Dit is inderdaad het moment voor fondsen om zich aan te sluiten bij een branchevereniging, die staat voor de belangen van haar leden.
Fondsen in Nederland (FIN) en Goede Doelen Nederland zijn wat dat betreft de prominente en professionele vertegenwoordigers van de sector in ons land en voor hen is het belangrijk om een zo groot mogelijk aantal leden te hebben. Niet alleen versterkt dat de financiële basis van deze verenigingen en dat is weer noodzakelijk om op een effectieve manier dienstverlening te verschaffen aan de achterban. Het is ook van belang voor de representativiteit in de vele overlegsituaties met de politiek, de overheid en meer in het bijzonder met de Belasting Dienst. Als je kunt aangeven te spreken namens een groot deel van de fondsen of de goede doelen, dan versterkt dat je onderhandelingspositie.
Toen ik voorzitter was van de FIN van 2007 tot 2016 besefte ik dat het, ondanks al het voortreffelijke werk en het enthousiasme van bestuur, secretariaat en leden, niet makkelijk was om een echte versnelling aan te brengen in het tempo om nieuwe leden te werven. Bij mijn aantreden had de FIN ongeveer 300 leden en 10 jaar later was dat aantal gestegen naar iets meer dan 330 leden. Een gestage groei dus, maar er is een fors potentieel.

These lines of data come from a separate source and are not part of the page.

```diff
+                if (eres) {
+#pragma unroll
+                    for (int r = r0; r < r0 + 4; ++r)
+                        resv[r - r0] = *reinterpret_cast<const f32x2*>(eres + off0 + (size_t)((r & 3) + 8 * (r >> 2)) * eplane + lo);
+                }
+                if (emref) {
+#pragma unroll
+                    for (int r = r0; r < r0 + 4; ++r)
+                        mrefv[r - r0] = *reinterpret_cast<const f32x2*>(emref + off0 + (size_t)((r & 3) + 8 * (r >> 2)) * eplane + lo);
+                }
+#pragma unroll
+                for (int r = r0; r < r0 + 4; ++r) {
+                    float v0 = acc[m][0][r] + acc[m][1][r] + acc[m][2][r];
+                    float v1 = acc[m][1][r] - acc[m][2][r] - acc[m][3][r];
+                    const float sc = scv[r - r0], bi = biv[r - r0];
+                    v0 = v0 * sc + bi;
+                    v1 = v1 * sc + bi;
+                    if (eact >= 3) {
+                        v0 = (v0 > 0.f ? v0 : v0 * 0.2f) * g_pos;
+                        v1 = (v1 > 0.f ? v1 : v1 * 0.2f) * g_pos;
+                    }
+                    if (eres) { v0 += resv[r - r0][0]; v1 += resv[r - r0][1]; }
+                    if (emref) {
+                        v0 *= mrefv[r - r0][0] > 0.f ? emgain : 0.2f * emgain;
+                        v1 *= mrefv[r - r0][1] > 0.f ? emgain : 0.2f * emgain;
+                    }
+                    f32x2 v; v[0] = v0; v[1] = v1;
+                    *reinterpret_cast<f32x2*>(eout + off0 + (size_t)((r & 3) + 8 * (r >> 2)) * eplane + lo) = v;
+                }
+            }
+        }
+        if (!has_next) break;
+        tile += tile_step;
+#pragma unroll
+        for (int m = 0; m < 2; ++m)
+#pragma unroll
+            for (int c = 0; c < 4; ++c)
+#pragma unroll
+                for (int r = 0; r < 16; ++r) acc[m][c][r] = 0.f;
     }
 }
 
@@ -508,6 +565,23 @@
     const int old = g_w6_form.load(std::memory_order_relaxed);
     if (form >= 1 && form <= 3) g_w6_form.store(form, std::memory_order_relaxed);
     return old;
+}
+
+constexpr int W6_MAX_TPB = 4096;
+static std::atomic<int> g_w6_tpb{0};
+extern "C" int te_conv_wino6_tiles_per_block(int n) {
+    const int old = g_w6_tpb.load(std::memory_order_relaxed);
+    if (n >= 0 && n <= W6_MAX_TPB) g_w6_tpb.store(n, std::memory_order_relaxed);
+    return old;
+}
+
+static int w6_auto_tpb(int nt8c, int mblocks) {
+    const int64_t rounds1 = te::cdiv((int64_t)8 * nt8c * mblocks, te::kNumCU);
+    for (int n = 4; n >= 2; --n) {
+        const int64_t blocks = (int64_t)8 * te::cdiv(nt8c, n) * mblocks;
+        if (blocks >= te::kNumCU && te::cdiv(blocks, te::kNumCU) * n <= rounds1) return n;
+    }
+    return 1;
 }
 
 PROF_READBACK(w6p)
@@ -541,7 +615,11 @@
     const int64_t blocks_q = te::cdiv(a.ntiles, 8) * 8 * (M / (2 * BM));
     if (form >= 2 && M % (2 * BM) == 0 && W >= TW && (form == 3 || blocks_q >= te::kNumCU)) {
         a.mblocks = M / (2 * BM);
-        const int64_t blocks2 = blocks_q;
+        const int nt8c = (int)te::cdiv(a.ntiles, 8);
+        int tpb = g_w6_tpb.load(std::memory_order_relaxed);
+        if (tpb == 0) tpb = w6_auto_tpb(nt8c, a.mblocks);
+        a.lists = tpb >= 2 ? (int)te::cdiv(nt8c, tpb) : 0;
+        const int64_t blocks2 = a.lists ? (int64_t)8 * a.lists * a.mblocks : blocks_q;
         const size_t lds = (size_t)U_CHUNKS * 16 + 2 * (size_t)TP_DWORDS * 4;
         SPLIT6_LAUNCH_ISC(wino6q_kernel, isc, dim3((unsigned)blocks2), WT, lds, s, a);
     } else {
diff --git a/transeditor_amd/csrc/wino6_schedule.h b/transeditor_amd/csrc/wino6_schedule.h
--- /dev/null
+++ b/transeditor_amd/csrc/wino6_schedule.h
@@ -0,0 +1,70 @@
+#pragma once
+
+#if defined(__HIPCC__) || defined(__CUDACC__)
+#define W6S_HD __host__ __device__ __forceinline__
+#else
+#define W6S_HD inline
+#endif
+
+namespace wino6_sched {
+
+W6S_HD constexpr bool lead_phase(int grp) { return grp == 1; }
+W6S_HD constexpr int renew_image(int ph) { return (ph + 1) >> 1; }
+W6S_HD constexpr bool renew_work(int cs, int nimg, bool has_next) { return cs >= 1 && (cs < nimg || has_next); }
+W6S_HD constexpr int fetch_stage(int s, int nstage, bool has_next, bool& next_tile) {
+    next_tile = s == nstage - 1 && has_next;
+    return s + 1 < nstage ? s + 1 : (has_next ? 0 : s);
+}
+W6S_HD constexpr bool runs_sb(int grp, int s, int nstage, bool has_next) { return !(grp == 1 && s == nstage - 1) || has_next; }
+W6S_HD constexpr int tail_barriers(int grp, bool has_next) { return grp == 0 && has_next ? 2 : 0; }
+
+#if !defined(__HIP_DEVICE_COMPILE__)
+enum Kind { BARRIER, READ_UA, READ_UB, DMA_UA, DMA_UB, DMA_WAIT, READ_T, WRITE_T, EPILOGUE };
+struct Event { int kind, tile, idx; };
+
+template <class F>
+void replay(int grp, int nstage, int ntile, F&& emit) {
+    const int nimg = 2 * nstage;
+    auto ev = [&](int k, int t = 0, int i = 0) { emit(Event{k, t, i}); };
+    auto multiply = [&](int t, int s, int m) {
+        ev(READ_T, t, s); ev(READ_UA, t, 2 * s + m);
+        ev(BARRIER);
+        ev(READ_T, t, s); ev(READ_UB, t, 2 * s + m);
+        ev(BARRIER);
+    };
+    auto stage = [&](int t, int ph, bool has_next, bool write, int wt, int ws) {
+        const int cs = renew_image(ph);
+        const bool work = renew_work(cs, nimg, has_next);
+        const int it = cs == nimg ? t + 1 : t, ii = cs == nimg ? 0 : cs;
+        if (grp == 1 && work) ev(DMA_UB, it, ii);
+        if (write) ev(WRITE_T, wt, ws);
+        if (grp == 1 && work) ev(DMA_WAIT);
+        ev(BARRIER);
+        if (grp == 0 && work) { ev(DMA_UA, it, ii); ev(DMA_WAIT); }
+        ev(BARRIER);
+    };
+    if (grp == 0) { ev(DMA_UA, 0, 0); ev(DMA_UB, 0, 0); }
+    ev(WRITE_T, 0, 0);
+    ev(DMA_WAIT);
+    ev(BARRIER);
+    for (int t = 0; t < ntile; ++t) {
+        const bool has_next = t + 1 < ntile;
+        int ph = 0;
+        if (lead_phase(grp)) { stage(t, 0, has_next, false, 0, 0); ph = 1; }
+        for (int s = 0; s < nstage; ++s) {
+            bool next_tile = false;
+            const int fs = fetch_stage(s, nstage, has_next, next_tile);
+            const bool stale = fs == s;
+            multiply(t, s, 0);
+            stage(t, ph + 1, has_next, false, 0, 0);
+            multiply(t, s, 1);
+            if (runs_sb(grp, s, nstage, has_next)) stage(t, ph + 3, has_next, true, stale ? -1 : t + (next_tile ? 1 : 0), fs);
+            ph += 4;
+        }
+        for (int i = 0; i < tail_barriers(grp, has_next); ++i) ev(BARRIER);
+        ev(EPILOGUE, t);
+    }
+}
+#endif
+
+}
```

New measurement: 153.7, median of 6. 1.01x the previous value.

Ook al zijn er geen harde cijfers over het aantal vermogensfondsen als mogelijke leden van de FIN, mijn persoonlijke inschatting is, dat een verdubbeling in de komende vijf jaar van het huidige aantal van rond de 360 leden een mooie en haalbare ‘target’ zou moeten zijn.
En daar ligt dan ook de uitdaging op dit moment. Die uitdaging is voor de FIN als vertegenwoordiger van de vermogensfondsen een stuk groter dan voor Goede Doelen Nederland als vertegenwoordiger van de goede doelen. Er zijn meer prikkels, meer voor de hand liggende argumenten om zich als goed doel aan te sluiten bij de eigen branchevereniging. Bij vermogensfondsen heerst helaas soms de gedachte van: ‘het is ons geld, dat we hebben gestoken in het fonds; wij weten wat wij willen; wij zijn niet afhankelijk van het grote publiek en we willen in elk geval zo min mogelijk bemoeienis van wie dan ook’. Tegen die achtergrond gaan vermogensfondsen, die nog geen lid van de FIN zijn, de te betalen contributie aan de vereniging afzetten tegen de geboden diensten: het stimuleren van kwaliteit en effectiviteit onder de leden, het zijn van een platform voor onderlinge kennisuitwisseling en het behartigen van belangen. De conclusie is dan soms, dat de toegevoegde waarde niet opweegt tegen de te betalen contributie. Men wil trouwens de administratieve kosten van het fonds tot het minimum beperken, is het argument.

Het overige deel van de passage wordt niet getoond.